# Couple pics of me, and new tattoo's



## nabber (Feb 13, 2009)

Here's me, and my new tattoo's I got about a month ago! Yes I'm a Winona Ryder stalker!


----------



## Guest (Jun 18, 2010)

john lennon one is awesome. cool pics.


----------



## nabber (Feb 13, 2009)

thanks man, I have Kurt Cobain on the othe side of my forearm, it's older like 5 years, i'll try to upload that one sometime


----------



## Guest (Jun 18, 2010)

That is awesome. I have huge respect for your artist. They did an amazing job.


----------



## nabber (Feb 13, 2009)

thanks tiny, here's a really bad pic of Kurt i just took


----------



## Rogue Bullies (Jun 1, 2010)

Your artist does awesome work. Nice tats


----------



## ZachT (Sep 8, 2008)

I like the Lennon one.


----------



## Surfingisfun001 (Sep 25, 2007)

JOhn Lennon is my hero, that's an awesome tat


----------



## ZachT (Sep 8, 2008)

Did you know Lennon had depression??


----------



## PositiveThinking! (Mar 5, 2010)

Theone2 said:


> Did you know Lennon had depression??


I think it's hard to name someone famous that doesn't suffer from depression.. atleast that's what it looks like these days


----------



## ZachT (Sep 8, 2008)

PositiveThinking! said:


> I think it's hard to name someone famous that doesn't suffer from depression.. atleast that's what it looks like these days


Look up famous people with depression. There are tons of them.


----------



## ZachT (Sep 8, 2008)

nabber said:


> thanks tiny, here's a really bad pic of Kurt i just took


I like


----------



## nabber (Feb 13, 2009)

Theone2 said:


> Look up famous people with depression. There are tons of them.


I just read this book called 'Touched with Fire, Manic-Depressive Illness and the Artistic Temperament' my psychiatrist gave me. You should check it out.

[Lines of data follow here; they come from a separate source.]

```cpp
extern "C" int gmr_gemm_f32(int32_t trans_a, int32_t trans_b, int64_t M, int64_t N, int64_t K, float alpha,
                            const float* A, int64_t lda, const float* B, int64_t ldb, float beta, float* C,
                            int64_t ldc, int32_t epilogue, const float* bias, const int32_t* bias_row, int64_t ld_bias,
                            const float* aux, int64_t ld_aux, const float* rowvec1, const float* rowvec2, float slope,
                            int32_t tile, int32_t split_k, float* workspace, int64_t workspace_floats, void* stream) {
  GMR_ARG(A && B && C, "null operand");
  GMR_ARG(M > 0 && N > 0 && K > 0, "empty GEMM");
  GMR_ARG(lda >= (trans_a ? M : K) && ldb >= (trans_b ? K : N) && ldc >= N, "leading dimension too small");
  GMR_ARG(epilogue >= GMR_EPI_NONE && epilogue <= GMR_EPI_SCALE_BIAS, "bad epilogue");
  GMR_ARG(epilogue != GMR_EPI_LEAKY_NORM ||
              (N == 64 && aux && rowvec1 && ld_aux >= 64 && ld_aux % 4 == 0 && ldc % 4 == 0 &&
               (((uintptr_t)aux | (uintptr_t)C) & 15) == 0),
          "GMR_EPI_LEAKY_NORM: N = 64, 16-byte aligned C and aux (the normalised rows), rowvec1 (the norms)");
  GMR_ARG(!(epilogue == GMR_EPI_POSTERIOR || epilogue == GMR_EPI_DTANH || epilogue == GMR_EPI_ROWSCALE_AUX ||
            epilogue == GMR_EPI_DRELU) || aux,
          "epilogue needs aux");
  GMR_ARG(epilogue != GMR_EPI_ROWSCALE_AUX || rowvec1, "epilogue needs rowvec1");
  {
    const int t = tile & ~(GMR_GEMM_MFMA16 | GMR_GEMM_MFMA32 | GMR_GEMM_GLDS | GMR_GEMM_REGSTAGE | GMR_GEMM_X6 |
                           GMR_GEMM_F32 | GMR_GEMM_X6_PIPE1);
    GMR_ARG(t == 0 || t == 64 || t == 128 || t == 256 || t == 256128 || t == 128256 || t == 12864,
            "tile must be 0 (auto), 64, 128, 256, 256128, 128256 or 12864 (| GMR_GEMM_MFMA16 / GMR_GEMM_MFMA32)");
  }
  Epi e;
  e.kind = epilogue;
  e.alpha = alpha;
  e.beta = beta;
  e.slope = slope;
  e.bias = bias;
  e.bias_row = bias_row;
  e.ld_bias = ld_bias;
  e.aux = aux;
  e.ld_aux = ld_aux;
  e.rv1 = rowvec1;
  e.rv2 = rowvec2;
  const bool a16 = ((uintptr_t)A % 16 == 0) && lda % 4 == 0, b16 = ((uintptr_t)B % 16 == 0) && ldb % 4 == 0;
  bool vec = a16 && b16;
  Plan pl = make_plan(trans_a, trans_b, M, N, K, tile, split_k);
  if (pl.mf == 6 && !(((pl.xpose & 1) || a16) && ((pl.xpose & 2) || b16)))
    pl = make_plan_core(trans_a, trans_b, M, N, K, tile, split_k, false);
  if ((pl.xpose & 2) && x6_inplace()) pl.xpose &= ~2;
  if (pl.xpose == 1 && !trans_b && x6_inplace() == 2) pl.xpose = 0;
  const WsLayout wl = ws_layout(pl, M, N, K);
  if (pl.xpose) {
    GMR_ARG(workspace && workspace_floats >= wl.total, "needs workspace of gmr_gemm_workspace_floats(...) floats");
    GMR_ARG(((uintptr_t)workspace & 15) == 0, "workspace must be 16-byte aligned");
    if (pl.xpose & 1) {
      x6_transpose(A, lda, K, M, workspace + wl.at, wl.kp, (hipStream_t)stream);
      GMR_LAUNCHED();
      A = workspace + wl.at;
      lda = wl.kp;
    }
    if (pl.xpose & 2) {
      x6_transpose(B, ldb, K, N, workspace + wl.bt, wl.kp, (hipStream_t)stream);
      GMR_LAUNCHED();
      B = workspace + wl.bt;
      ldb = wl.kp;
    }
    if (pl.xpose & 1) trans_a = 0;
    if (pl.xpose & 2) trans_b = 1;
    vec = (pl.xpose & 1 ? true : a16) && (pl.xpose & 2 ? true : b16);
  }
  tile = pl.tile;
  const int64_t tm = pl.tm, tn = pl.tn, kps = pl.kps;
  const int splits = pl.splits;
  GMR_ARG(tm * tn < (1ll << 31), "too many tiles");
  float* ws = nullptr;
  int* counters = nullptr;
  if (splits > 1) {
    GMR_ARG(workspace && workspace_floats >= GMR_GEMM_COUNTER_WORDS + (int64_t)splits * M * N,
            "split-K needs workspace of gmr_gemm_workspace_floats(...) floats");
    ws = workspace + GMR_GEMM_COUNTER_WORDS;
    if (pl.glds && vec && tm * tn <= GMR_GEMM_COUNTER_WORDS && inkernel_fixup() && epilogue != GMR_EPI_LEAKY_NORM)
      counters = reinterpret_cast<int*>(workspace);
  }
  GMR_ARG(epilogue != GMR_EPI_LEAKY_NORM || splits > 1, "GMR_EPI_LEAKY_NORM needs a split-K plan");
  hipStream_t st = (hipStream_t)stream;
  dim3 grid((unsigned)(tm * tn), 1, (unsigned)splits);
  const int tnp = (int)tn | (tile_group(tn) << 20);
  int lrc = 0;
  switch (tile) {
    case 256:
      lrc = launch_tile<256, 256, 4, 4>(pl.mf, pl.glds, trans_a, trans_b, vec, grid, st, M, N, K, A, lda, B, ldb, C, ldc, e, tnp, kps, ws, counters, pl.x6p);
      break;
    case 256128:
      lrc = launch_tile<256, 128, 4, 2>(pl.mf, pl.glds, trans_a, trans_b, vec, grid, st, M, N, K, A, lda, B, ldb, C, ldc, e, tnp, kps, ws, counters, pl.x6p);
      break;
    case 128256:
      lrc = launch_tile<128, 256, 2, 4>(pl.mf, pl.glds, trans_a, trans_b, vec, grid, st, M, N, K, A, lda, B, ldb, C, ldc, e, tnp, kps, ws, counters, pl.x6p);
      break;
    case 12864:
      lrc = launch_tile<128, 64, 2, 2>(pl.mf, pl.glds, trans_a, trans_b, vec, grid, st, M, N, K, A, lda, B, ldb, C, ldc, e, tnp, kps, ws, counters, pl.x6p);
      break;
    case 128:
      lrc = launch_tile<128, 128, 2, 2>(pl.mf, pl.glds, trans_a, trans_b, vec, grid, st, M, N, K, A, lda, B, ldb, C, ldc, e, tnp, kps, ws, counters, pl.x6p);
      break;
    default:
      lrc = launch_tile<64, 64, 2, 2>(pl.mf, pl.glds, trans_a, trans_b, vec, grid, st, M, N, K, A, lda, B, ldb, C, ldc, e, tnp, kps, ws, counters, pl.x6p);
  }
  GMR_ARG(lrc == 0, "no split-bf16 kernel for this tile and operand layout");
  GMR_LAUNCHED();
  if (ws && !counters && epilogue == GMR_EPI_LEAKY_NORM) {
    hipLaunchKernelGGL(splitk_reduce_leaky_norm_kernel, dim3(gmr::grid_for(M * 16, 256)), dim3(256), 0, st, M, splits,
                       ws, C, ldc, e, const_cast<float*>(aux), ld_aux, const_cast<float*>(rowvec1));
    GMR_LAUNCHED();
  } else if (ws && !counters) {
    hipLaunchKernelGGL(splitk_reduce_kernel, dim3(gmr::grid_for(M * N, 256)), dim3(256), 0, st, M, N, splits, ws, C,
                       ldc, e);
    GMR_LAUNCHED();
  }
  return GMR_OK;
}
```

### generative-multimodal-recommendation_amd/csrc/gemm_x6.hip

```cpp
#include <stdlib.h>

#include <type_traits>

#include "gemm_impl.h"
#include "x6_split.h"

namespace {
using namespace gmr_gemm;

typedef __bf16 bf16x8 __attribute__((ext_vector_type(8)));
typedef __bf16 bf16x4 __attribute__((ext_vector_type(4)));

__device__ __forceinline__ int x6_swz(int r) { return (r >> 2) & 3; }

__device__ __forceinline__ void split3(float x, __bf16& h, __bf16& m, __bf16& l) {
  h = (__bf16)__builtin_amdgcn_fmed3f(x, -0x1.fep127f, 0x1.fep127f);
  const float r1 = x - (float)h;
  m = (__bf16)r1;
  l = (__bf16)(r1 - (float)m);
}

template <int N, typename V>
__device__ __forceinline__ void split3n(const float* v, V& h, V& m, V& l) {
  typedef unsigned U __attribute__((ext_vector_type(N / 2)));
  U hh, mm, ll;
#pragma unroll
  for (int e = 0; e < N / 2; ++e) {
    unsigned a, b, c;
    gmr_x6::split_pair(v[2 * e], v[2 * e + 1], a, b, c);
    hh[e] = a, mm[e] = b, ll[e] = c;
  }
  h = __builtin_bit_cast(V, hh);
  m = __builtin_bit_cast(V, mm);
  l = __builtin_bit_cast(V, ll);
}
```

It doesn't go into dissociative disorders, but reading these forums it seems like a lot of people are very artistic and passionate about music, poetry...


----------



## PositiveThinking! (Mar 5, 2010)

Theone2 said:


> Look up famous people with depression. There are tons of them.


Well yeah that's what I said, it's really hard to find anyone famous that doesn't suffer from depression


----------



## nabber (Feb 13, 2009)

PositiveThinking! said:


> Well yeah that's what I said, it's really hard to find anyone famous that doesn't suffer from depression


oh, i meant the people on these forums


----------



## Zee Deveel (Aug 3, 2009)

Well I'm not a fan of these sorta tattoos or either of the people you got done, but this is the truth: "Drugs are a waste of time. They destroy your memory and your self-respect and everything that goes along with with your self esteem."


----------



## nabber (Feb 13, 2009)

Couple more tatt's, kurt and left sleeve


----------